[Records contained in a dataset]

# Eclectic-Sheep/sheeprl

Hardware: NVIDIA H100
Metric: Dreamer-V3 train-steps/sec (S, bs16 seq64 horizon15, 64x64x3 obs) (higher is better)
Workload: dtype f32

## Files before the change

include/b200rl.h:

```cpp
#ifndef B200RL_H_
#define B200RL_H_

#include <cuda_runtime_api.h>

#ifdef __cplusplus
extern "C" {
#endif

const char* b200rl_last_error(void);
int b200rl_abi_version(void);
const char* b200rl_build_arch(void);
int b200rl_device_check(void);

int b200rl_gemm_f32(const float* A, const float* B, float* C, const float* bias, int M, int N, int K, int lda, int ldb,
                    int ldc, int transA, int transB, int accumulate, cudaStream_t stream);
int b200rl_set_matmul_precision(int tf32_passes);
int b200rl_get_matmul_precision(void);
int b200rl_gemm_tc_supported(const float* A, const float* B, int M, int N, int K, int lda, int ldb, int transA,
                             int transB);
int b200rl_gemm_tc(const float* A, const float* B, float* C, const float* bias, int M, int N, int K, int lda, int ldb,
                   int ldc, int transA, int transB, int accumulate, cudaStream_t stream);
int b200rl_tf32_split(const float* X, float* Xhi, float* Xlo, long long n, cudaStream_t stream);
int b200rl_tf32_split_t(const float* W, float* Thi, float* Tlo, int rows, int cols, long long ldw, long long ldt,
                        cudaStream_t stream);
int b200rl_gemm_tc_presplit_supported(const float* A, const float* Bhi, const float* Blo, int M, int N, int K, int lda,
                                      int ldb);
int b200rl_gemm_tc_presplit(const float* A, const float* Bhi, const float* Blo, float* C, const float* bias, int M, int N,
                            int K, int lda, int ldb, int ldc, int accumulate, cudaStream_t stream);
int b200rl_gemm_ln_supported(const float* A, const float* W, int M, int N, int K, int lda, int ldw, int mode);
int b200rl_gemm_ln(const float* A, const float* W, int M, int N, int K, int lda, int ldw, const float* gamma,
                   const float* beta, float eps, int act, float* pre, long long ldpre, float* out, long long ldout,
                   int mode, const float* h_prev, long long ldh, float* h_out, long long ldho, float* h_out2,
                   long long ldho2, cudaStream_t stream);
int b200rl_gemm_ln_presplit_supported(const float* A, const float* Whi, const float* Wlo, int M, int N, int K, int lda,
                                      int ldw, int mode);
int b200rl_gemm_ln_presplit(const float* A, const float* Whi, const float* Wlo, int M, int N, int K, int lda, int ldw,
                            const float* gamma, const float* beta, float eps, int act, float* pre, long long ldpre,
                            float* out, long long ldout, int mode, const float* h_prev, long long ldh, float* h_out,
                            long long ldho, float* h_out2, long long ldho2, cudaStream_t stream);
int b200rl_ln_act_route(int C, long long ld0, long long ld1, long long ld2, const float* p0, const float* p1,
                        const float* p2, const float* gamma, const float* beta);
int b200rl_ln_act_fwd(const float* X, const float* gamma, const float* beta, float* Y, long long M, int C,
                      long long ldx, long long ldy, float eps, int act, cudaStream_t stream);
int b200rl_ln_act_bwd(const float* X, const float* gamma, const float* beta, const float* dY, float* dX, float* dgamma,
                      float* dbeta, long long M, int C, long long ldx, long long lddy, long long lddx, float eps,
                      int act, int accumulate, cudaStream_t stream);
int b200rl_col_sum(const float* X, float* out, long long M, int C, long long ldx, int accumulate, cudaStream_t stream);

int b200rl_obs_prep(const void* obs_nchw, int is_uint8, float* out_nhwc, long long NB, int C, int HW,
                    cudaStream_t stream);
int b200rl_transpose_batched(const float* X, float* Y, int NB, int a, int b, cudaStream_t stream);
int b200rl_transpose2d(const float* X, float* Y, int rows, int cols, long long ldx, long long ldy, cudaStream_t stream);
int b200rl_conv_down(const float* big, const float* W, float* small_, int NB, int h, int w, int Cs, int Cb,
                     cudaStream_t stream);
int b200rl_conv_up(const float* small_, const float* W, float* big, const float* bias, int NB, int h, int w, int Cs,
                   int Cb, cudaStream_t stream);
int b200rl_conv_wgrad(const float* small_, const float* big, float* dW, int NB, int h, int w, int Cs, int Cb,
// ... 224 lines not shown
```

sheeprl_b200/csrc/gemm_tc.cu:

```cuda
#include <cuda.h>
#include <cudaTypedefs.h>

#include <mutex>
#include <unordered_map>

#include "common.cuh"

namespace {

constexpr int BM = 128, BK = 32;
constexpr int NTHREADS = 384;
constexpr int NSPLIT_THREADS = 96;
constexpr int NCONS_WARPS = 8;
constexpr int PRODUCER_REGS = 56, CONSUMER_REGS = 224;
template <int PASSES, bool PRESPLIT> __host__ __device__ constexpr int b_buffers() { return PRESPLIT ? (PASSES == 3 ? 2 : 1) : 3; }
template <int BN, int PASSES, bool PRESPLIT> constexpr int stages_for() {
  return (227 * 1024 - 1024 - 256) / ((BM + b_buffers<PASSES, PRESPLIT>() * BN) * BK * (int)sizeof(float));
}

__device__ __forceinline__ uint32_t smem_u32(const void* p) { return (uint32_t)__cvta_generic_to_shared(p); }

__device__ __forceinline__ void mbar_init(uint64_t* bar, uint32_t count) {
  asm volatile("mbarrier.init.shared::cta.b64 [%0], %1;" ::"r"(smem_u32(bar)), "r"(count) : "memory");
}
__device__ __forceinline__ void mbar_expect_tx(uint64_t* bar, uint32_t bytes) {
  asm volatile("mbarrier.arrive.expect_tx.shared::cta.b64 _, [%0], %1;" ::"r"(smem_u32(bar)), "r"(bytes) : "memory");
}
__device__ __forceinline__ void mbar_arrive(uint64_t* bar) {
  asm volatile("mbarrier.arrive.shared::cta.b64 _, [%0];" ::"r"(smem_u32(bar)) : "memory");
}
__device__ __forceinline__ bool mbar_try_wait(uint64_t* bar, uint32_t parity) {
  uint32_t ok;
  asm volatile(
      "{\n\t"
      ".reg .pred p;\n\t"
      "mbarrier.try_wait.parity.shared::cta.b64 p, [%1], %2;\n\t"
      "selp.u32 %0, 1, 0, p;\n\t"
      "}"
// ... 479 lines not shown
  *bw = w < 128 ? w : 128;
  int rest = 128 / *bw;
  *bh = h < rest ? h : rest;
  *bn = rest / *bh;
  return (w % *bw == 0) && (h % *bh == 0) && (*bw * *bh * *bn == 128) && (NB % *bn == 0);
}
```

How to complete this task
Only the number is wanted: how many lines of these entries contain the string "parity"?

Exercise solution
2